Заведующий, желая выгородить Леру, сам того не ведая, открыл Андрею глаза на их отношения. Вот, значит, она какая — добрая, ласковая, безотказная! А он-то, дурак, на что надеялся? Что стал для нее единственным и неповторимым? Ерунда все. Пожалела она его, ясно. Одним мужиком больше, одним меньше — ей без разницы. Позвал ее, она и пошла, потому что не привыкла говорить «нет». А сам Андрей ей не нужен: зачем такой молодой, красивой, умной девчонке без пяти минут инвалид, по нескольку раз в год попадающий на больничную койку?
Из своего детдомовского детства Андрей вынес один строжайший принцип. Его, этого принципа, неукоснительно придерживались все интернатские пацаны и девчонки. Не принимать жалости к себе — негласным законом всех тех, кого с первых дней судьба обделила, не дав того, что по праву должно быть у каждого.
Летом группу детдомовцев отправляли в лагерь. У интерната имелась своя летняя база, но все ребята мечтали о такой поездке. Она несла с собой новые впечатления, возможность вырваться «на волю», хоть ненадолго покинуть казенные стены.
Андрею было лет восемь или девять, когда его наградили путевкой в подмосковный «Факел» за активную работу в редколлегии интернатской стенгазеты.
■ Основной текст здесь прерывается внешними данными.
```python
def _stream():
    return C.c_void_p(torch.cuda.current_stream().cuda_stream)


class LaunchTimer:

    def __init__(self):
        self.launches = []
        self.regions = []
        self.want_launches = True
        self.want_regions = True
# ... 305 lines not shown

_PLAN: Optional[PackPlan] = None


def set_pack_plan(plan: Optional[PackPlan]) -> None:
    global _PLAN
    _PLAN = plan


def current_plan() -> Optional[PackPlan]:
    return _PLAN if (_PLAN is not None and _PLAN.phase is not None) else None


def phase_tag(phase) -> tuple:
    return () if phase in ("fwd", "bwd") else (phase,)


def gemm_pixel_blocks(n: int, h: int, w: int) -> int:
    return int(_lib.lib().unetpp_gemm_pixel_blocks(n, h, w))


@dataclass
class BatchNormFinish:
    gamma: torch.Tensor
    beta: torch.Tensor
    running_mean: Optional[torch.Tensor]
    running_var: Optional[torch.Tensor]
    eps: float
    momentum: float
    count: int
# ... 213 lines not shown
                                       c, _ptr(partial), st), "unetpp_bn_bwd_reduce")
    else:
        d_pooled, pool_idx = _need(pool[0], "d_pooled"), _need(pool[1], "pool_idx", torch.uint8)
        check(lib.unetpp_bn_bwd_reduce_pool(_ptr(d_act), _ptr(y), _ptr(scale), _ptr(shift), _ptr(mean), _ptr(invstd),
                                            _ptr(d_pooled), _ptr(pool_idx), n, h, w, c, _ptr(partial), st),
              "unetpp_bn_bwd_reduce_pool")
    check(lib.unetpp_bn_bwd_finalize(_ptr(partial), blocks, c, _ptr(dgamma), _ptr(dbeta), st), "unetpp_bn_bwd_finalize")
    if pool is None:
        check(lib.unetpp_bn_bwd_apply(_ptr(d_act), _ptr(y), _ptr(scale), _ptr(shift), _ptr(mean), _ptr(invstd),
                                      _ptr(gamma), _ptr(dgamma), _ptr(dbeta), pixels, c, _ptr(dy_out), st),
              "unetpp_bn_bwd_apply")
    else:
        check(lib.unetpp_bn_bwd_apply_pool(_ptr(d_act), _ptr(y), _ptr(scale), _ptr(shift), _ptr(mean), _ptr(invstd),
                                           _ptr(gamma), _ptr(dgamma), _ptr(dbeta), _ptr(pool[0]), _ptr(pool[1]), n, h,
                                           w, c, _ptr(dy_out), st), "unetpp_bn_bwd_apply_pool")
    return dgamma, dbeta


def bn_frozen_backward(d_act, y, scale, shift, mean, invstd, dy_out, dgamma=None, dbeta=None, pool=None, want_sums=True):
    lib = _lib.lib()
    n, h, w, c = y.shape
    pixels = n * h * w
    bf16 = _is_bf16(y)
    adt = torch.bfloat16 if bf16 else torch.float32
    _need(d_act, "d_act", adt), _need(y, "y", adt), _need(dy_out, "dy", adt)
    if tuple(d_act.shape) != tuple(y.shape) or tuple(dy_out.shape) != tuple(y.shape):
        raise ValueError("d_act, y and dy must have one shape")
    if want_sums and (mean is None or invstd is None):
        raise ValueError("the gamma / beta sums need the running mean snapshot and invstd")
    blocks_fn = lib.unetpp_bn_frozen_bwd_blocks_bf16 if bf16 else lib.unetpp_bn_frozen_bwd_blocks
# ... 571 lines not shown
```

Measured before the change: 1712.

## Fuse first-layer BatchNorm backward into weight-gradient kernel with optional conv recompute

```diff
diff --git a/include/unetpp_hip.h b/include/unetpp_hip.h
--- a/include/unetpp_hip.h
+++ b/include/unetpp_hip.h
@@ -245,6 +245,20 @@
 int unetpp_first_layer_dgrad_bf16(const void* dy, const float* weight, int32_t N, int32_t H, int32_t W, int32_t CIN,
                                   int32_t COUT, float* dx, void* stream);
 
+#define UNETPP_FIRST_BN_BF16 1
+#define UNETPP_FIRST_BN_FROZEN 2
+#define UNETPP_FIRST_BN_WANT_DX 4
+#define UNETPP_FIRST_BN_UNALIGNED 8
+int unetpp_first_bn_bwd_ok(int32_t N, int32_t H, int32_t W, int32_t CIN, int32_t COUT, int32_t flags);
+int unetpp_first_bn_recomputes(int32_t CIN);
+int unetpp_first_bn_reduce(const float* x, const float* weight, const float* bias, const float* d_act, const float* y,
+                           const float* scale, const float* shift, const float* mean, const float* invstd, int32_t N,
+                           int32_t H, int32_t W, int32_t CIN, int32_t COUT, int32_t n_rows, float* partial, void* stream);
+int unetpp_first_bn_wgrad(const float* x, const float* weight, const float* bias, const float* d_act, const float* y,
+                          const float* scale, const float* shift, const float* mean, const float* invstd,
+                          const float* gamma, const float* dgamma, const float* dbeta, int32_t N, int32_t H, int32_t W,
+                          int32_t CIN, int32_t COUT, int32_t n_split, float* slabs, void* stream);
+
 int64_t unetpp_heatmap_pattern_workspace_bytes(int32_t N, int32_t n_maps, int32_t H, int32_t W);
 int unetpp_heatmap_pattern(const float* points, int32_t N, int32_t P, const int32_t* map_points,
                            const int32_t* map_begin, int32_t n_maps, int32_t H, int32_t W, float radius,
diff --git a/unet_nested4tiny_objects_keypoints_amd/_lib.py b/unet_nested4tiny_objects_keypoints_amd/_lib.py
--- a/unet_nested4tiny_objects_keypoints_amd/_lib.py
+++ b/unet_nested4tiny_objects_keypoints_amd/_lib.py
@@ -18,6 +18,7 @@
 EXTRA_FLAGS = {"gemm_wino.hip": ("-fno-slp-vectorize",), "wgrad_wino.hip": ("-fno-slp-vectorize",)}
 GEMM_DIRECT = 1
 GEMM_BF16 = 2
+FIRST_BN_BF16, FIRST_BN_FROZEN, FIRST_BN_WANT_DX, FIRST_BN_UNALIGNED = 1, 2, 4, 8
 
 
 class View(C.Structure):
@@ -247,6 +248,10 @@
                                     C.POINTER(AugmentDesc), _P]),
     "unetpp_topk_focal_workspace_bytes": (_I64, [_I32, _I64, _I64]),
     "unetpp_topk_focal_heads": (C.c_int, [C.POINTER(FocalHeads), _P, _I64, _I64, _I64, _I64, _F, _P, _P, _P, _P]),
+    "unetpp_first_bn_bwd_ok": (C.c_int, [_I32, _I32, _I32, _I32, _I32, _I32]),
+    "unetpp_first_bn_recomputes": (C.c_int, [_I32]),
+    "unetpp_first_bn_reduce": (C.c_int, [_P] * 9 + [_I32] * 6 + [_P, _P]),
+    "unetpp_first_bn_wgrad": (C.c_int, [_P] * 12 + [_I32] * 6 + [_P, _P]),
 }
 
 _LIB = None
diff --git a/unet_nested4tiny_objects_keypoints_amd/csrc/common.h b/unet_nested4tiny_objects_keypoints_amd/csrc/common.h
--- a/unet_nested4tiny_objects_keypoints_amd/csrc/common.h
+++ b/unet_nested4tiny_objects_keypoints_amd/csrc/common.h
@@ -142,6 +142,7 @@
   OPT_PW_NT,
   OPT_HEAD_WGS_PER_CU,
   OPT_SMALL_WGRAD_BLOCKS,
+  OPT_FIRST_BN_RECOMPUTE,
   OPT_COUNT
 };
 bool opt_is_set(Opt o);
diff --git a/unet_nested4tiny_objects_keypoints_amd/csrc/first_layer.hip b/unet_nested4tiny_objects_keypoints_amd/csrc/first_layer.hip
--- a/unet_nested4tiny_objects_keypoints_amd/csrc/first_layer.hip
+++ b/unet_nested4tiny_objects_keypoints_amd/csrc/first_layer.hip
@@ -22,8 +22,8 @@
   int bn_in_kernel;
 };
 
-template <int CIN>
-__device__ __forceinline__ void stage_patch(const SmallArgs& a, float* xs, int n, int ty0, int tx0, int TW, int TH) {
+template <int CIN, typename Args>
+__device__ __forceinline__ void stage_patch(const Args& a, float* xs, int n, int ty0, int tx0, int TW, int TH) {
   const int HWp = TW + 2, npix = HWp * (TH + 2);
   for (int it = threadIdx.x; it < npix * CIN; it += kThreads) {
     const int hp = it / CIN, ci = it - hp * CIN;
@@ -33,6 +33,23 @@
     if (y >= 0 && y < a.H && x >= 0 && x < a.W) v = a.x[((static_cast<long>(n) * a.H + y) * a.W + x) * CIN + ci];
     xs[it] = v;
   }
+}
+
+template <int CIN, typename WAt>
+__device__ __forceinline__ f32x4 conv_quad(const float* xs, int py, int px, int HWp, const f32x4 bias4, WAt w_at) {
+  f32x2_t acc_a = {bias4[0], bias4[1]}, acc_b = {bias4[2], bias4[3]};
+#pragma unroll
+  for (int tap = 0; tap < 9; ++tap) {
+    const float* xp = &xs[((py + tap / 3) * HWp + px + tap % 3) * CIN];
+#pragma unroll
+    for (int ci = 0; ci < CIN; ++ci) {
+      const f32x2_t xv = {xp[ci], xp[ci]};
+      const f32x4 w4 = w_at(tap * CIN + ci);
+      acc_a = __builtin_elementwise_fma(xv, f32x2_t{w4[0], w4[1]}, acc_a);
+      acc_b = __builtin_elementwise_fma(xv, f32x2_t{w4[2], w4[3]}, acc_b);
+    }
+  }
+  return f32x4{acc_a.x, acc_a.y, acc_b.x, acc_b.y};
 }
 
 template <int CIN, bool BF = false>
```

Впервые он покинул пределы детдома, оказавшись в совершенно непривычной для себя обстановке.
Поначалу он никак не мог сориентироваться, освоиться.
Вроде бы все вокруг было похожим на интернат. Палата, в которой стояли в ряд шесть кроватей, разделенных тумбочками на двоих, большой двор со спортивными снарядами, просторная, светлая столовая. По утрам здесь пахло овсяной кашей и молоком, вечером две добродушные тетки, стоявшие на раздаче, щедро одаривали ребятишек черными ржаными сухарями из хлеба, оставшегося от завтраков и обедов.